# Newbie needs advice for a 5.1 system



## PaPaTsang (Jun 1, 2013)

Hi,

My family and I just moved to London, Ontario. We are moving to live in a house next month. Currently we only have a plasma TV Panasonic TC-P55ST50 and a cheap sound bar, so I am looking to buy a 5.1 sound system for the TV which will be placed in the main floor family room (about 400 sq. ft.). My budget is about $1500 (more or less, depends) for the receiver and six speakers. We would use the system mainly for MKV movies. I don't have much knowledge on the field. At first I was thinking to get the Bose package system ($800) at Costo, until I spent some nights reading the forum here (very glad I did!). Please feel free to provide your suggestions and comments, which I really need. 

Receiver:
I am thinking about the Onkyo TX-NR616 ($649), because its got THX Select2 Plus and two HDMI outputs (I could hook up to a nice projector to be placed in the same room in the future.). The cable box and a console would also hook to the receiver. Any other alternative at better price?

Speakers + sub-woofer:
I was thinking about the Pioneer Andrew Jones SP-PK52FS (read lots of positives) until I heard that those are not selling in Canada :hissyfit:. Is there any other recommendation at similar price range (or below $1000)? Regarding the sub-woofer, I like the bass to be solid, but not necessary to be over-whelmed, feeling the 'exists" is fine with my old lady.

Where to buy:
There are only Best buy and future shop here in London. Not much selections at all. Seems I could only buy from online. Please let me know where I could order the equipments and ship to London, Ontario that you may recommend.

Thank you in advance,
Pierre


----------



## 86eldel68-deactivated (Nov 30, 2010)

IMO:
- Re. the AVR: Check out the TX-NR626 at BestBuy.ca. It has dual HDMI outputs and -unlike the 616, which has 2EQ (the most basic version of Audyssey) - it has MultEQ.

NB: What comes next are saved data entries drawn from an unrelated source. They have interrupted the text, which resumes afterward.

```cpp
#define HIPCHK(expr)                                                                                                   \
	do {                                                                                                               \
		hipError_t e_ = (expr);                                                                                        \
		if (e_ != hipSuccess) {                                                                                        \
			set_err(std::string(#expr) + " failed: " + hipGetErrorString(e_) + " (" + __FILE__ + ":" +                 \
			        std::to_string(__LINE__) + ")");                                                                   \
			return YALM_ERR_HIP;                                                                                       \
		}                                                                                                              \
	} while (0)

#define ARGCHK(cond, msg)                                                                                              \
// ... 103 lines not shown
	int ipc_S = 0;
	float *ipc_own = nullptr;
	float **ipc_bufs = nullptr;
	std::vector<void *> ipc_opened;
	TpX tpx{};
	bool tpx_gate = false;
	bool tpx_collect = false;
	bool attn_wo = false, attn_wo_ok = false;
	int awo_nb = 0;
	int awo_S = 0;
	int awo_slots = 0;
	unsigned long long *awo_trace = nullptr;
	int awo_delay = 0;
	int awo_delay_short = -1;
	long long awo_kv_hint = -1;
	unsigned long long *awo_gran = nullptr;
	unsigned *awo_err = nullptr;
	int moe_E = 0, moe_K = 0;
	StepState *rstep = nullptr;
	float *rx = nullptr, *rq = nullptr, *rxb2 = nullptr, *rhb = nullptr, *rlogits = nullptr;
	float *rlogits_pinned = nullptr;
	struct SpecState *spec = nullptr;
	int *spec_ctx = nullptr;
	int *spec_stream = nullptr;
	int spec_stream_cap = 0;
	yalm_rope_scaling rope_scaling{};
	std::vector<const float *> bq, bk, bv;
	std::vector<const void *> moegate;
	int *moe_sel = nullptr;
	float *moe_wts = nullptr;
// ... 5 lines not shown
```

yalm_amd/csrc/yalm_hip.hip:

```cpp
#include "../../include/yalm_hip.h"

#include <hip/hip_runtime.h>
#include <rccl/rccl.h>

#include <algorithm>
#include <cmath>
#include <cstddef>
#include <cstdio>
#include <cstdlib>
#include <cstring>
#include <string>
#include <vector>

#include "attention.h"
#include "attn_wo.h"
#include "decoder.h"
#include "device_common.h"
#include "gemv.h"
#include "gemv_rows.h"
#include "misc_kernels.h"
#include "moe.h"
#include "sampler.h"
#include "spec.h"

// ... 415 lines not shown
	ARGCHK(n_experts >= 1 && n_experts <= MOE_MAX_EXPERTS && n_active >= 1 && n_active <= n_experts,
	       "mixture of experts: need 1 <= n_experts_active <= n_experts <= 64");
	return YALM_OK;
}

static bool attn_supported(int head_dim, int G) {
	return (head_dim == 16 || head_dim == 32 || head_dim == 64 || head_dim == 128 || head_dim == 256) && G >= 1 &&
	       G <= 8;
}

static int attn_head_max(int S, int nchunks) {
	static const int h = ab_env("YALM_ATTN_HEADMAX") ? atoi(ab_env("YALM_ATTN_HEADMAX")) : ATTN_HEAD_MAX;
	return S <= 1 ? nchunks : std::max(1, h);
}

template <int D>
static void launch_attn_D(int G, const float *q, const uint16_t *kc, const uint16_t *vc, const StepState *step,
                          int n_heads, int n_kv, int max_seq_len, int nsplit, unsigned long long *part, int layer,
                          int n_layers, unsigned *err, float *att, float *out, hipStream_t st) {
	static const int splits = ab_env("YALM_ATTN_SPLITS") ? std::max(1, std::min(ATTN_MAX_SPLITS, atoi(ab_env("YALM_ATTN_SPLITS")))) : ATTN_SPLITS;
	const int nchunks = (max_seq_len + attn_chunk<D>() - 1) / attn_chunk<D>();
	const int S = std::min(nchunks, splits);
	const int grid = n_kv * (S + G - 1) + n_heads;
	const int hmax = attn_head_max(S, nchunks);
#define YALM_ATTN(GT)                                                                                                  \
	attn_decode_kernel<D, GT><<<grid, ATTN_THREADS, 0, st>>>(q, kc, vc, step, n_heads, n_kv, max_seq_len, nsplit, S, \
	                                                         hmax, part, layer, n_layers, err, out, att)
	if (G <= 1)
		YALM_ATTN(1);
	else if (G <= 2)
		YALM_ATTN(2);
	else if (G <= 4)
		YALM_ATTN(4);
	else
		YALM_ATTN(8);
#undef YALM_ATTN
}

static int attn_nsplit(int max_seq_len) {
	return (max_seq_len + attn_chunk<128>() - 1) / attn_chunk<128>();
}

static int launch_attn(int head_dim, int n_heads, int n_kv, const float *q, const uint16_t *kc, const uint16_t *vc,
                       const StepState *step, int max_seq_len, unsigned long long *part, int layer, int n_layers,
                       unsigned *err, float *att,
                       float *out, hipStream_t st) {
	const int G = n_heads / n_kv;
	const int nsplit = attn_nsplit(max_seq_len);
	switch (head_dim) {
	case 16:
		launch_attn_D<16>(G, q, kc, vc, step, n_heads, n_kv, max_seq_len, nsplit, part, layer, n_layers, err, att,
		                   out, st);
		break;
	case 32:
		launch_attn_D<32>(G, q, kc, vc, step, n_heads, n_kv, max_seq_len, nsplit, part, layer, n_layers, err, att,
		                   out, st);
		break;
	case 64:
		launch_attn_D<64>(G, q, kc, vc, step, n_heads, n_kv, max_seq_len, nsplit, part, layer, n_layers, err, att,
		                   out, st);
		break;
	case 128:
		launch_attn_D<128>(G, q, kc, vc, step, n_heads, n_kv, max_seq_len, nsplit, part, layer, n_layers, err, att,
		                   out, st);
		break;
	case 256:
		launch_attn_D<256>(G, q, kc, vc, step, n_heads, n_kv, max_seq_len, nsplit, part, layer, n_layers, err, att,
		                   out, st);
		break;
	default:
		set_err("unsupported head_dim");
		return YALM_ERR_UNSUPPORTED;
	}
	HIPCHK(hipGetLastError());
	return YALM_OK;
}
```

- Re. the sub: Consider the SVS PB-1000 ($499), available in Canada through SonicBoomAudio.com, SVS's Canadian distributor.

- Re. speakers: Consider buying gently-used from canuckaudiomart.com, used[yourcity].com or [yourcity].kijiji.ca. With a bit of patience and diligence, you can get some great deals on really good speakers. I recommend Paradigm speakers.


----------



## PaPaTsang (Jun 1, 2013)

Hi eljay, thank you for the information.
The TX-NR626 and SVS PB-1000 sounds good, definitely would look into them. 
Regarding the Paradigm 5.0 speakers, are there any models I should specifically look for?


----------



## 86eldel68-deactivated (Nov 30, 2010)

PaPaTsang said:


> Hi eljay, thank you for the information.
> The TX-NR626 and SVS PB-1000 sounds good, definitely would look into them.
> Regarding the Paradigm 5.0 speakers, are there any models I should specifically look for?


IMO:
- towers: Monitor 7 v3/v4 
- bookshelf: Monitor 3 v3/v4 or Mini Monitor v3/v4
- center: CC-370 v1-v4, or the older CC-350

Max price ranges* (also IMO):
- pair of Monitor 7 v4s for ~$400-$450
- pair of Monitor 7v3s for ~$350-$400
- pair of Monitor 3s for ~$250-$300
- pair of Mini Monitors for ~$200-$250
- any of the CC speakers for ~$150-$250

(*For speakers in excellent cosmetic condition and, of course, in perfect working order.)


----------



## tonyvdb (Sep 5, 2007)

You are getting sound advice so far, if you have a friend in the northern USA you could also get this Onkyo 709 from Accessories for less.


----------



## phreak (Aug 16, 2010)

I just checked Kijiji London and found

Paradigm Servo 15 - $500

Monitor 9v4, CC370v4, MiniMonitorv2, and 2x PS1000v4 for a 5.2 package, contact for pricing

Monitor 11v2, CC370v2, ADP370v2, PW2200 5.1 for $1200.


----------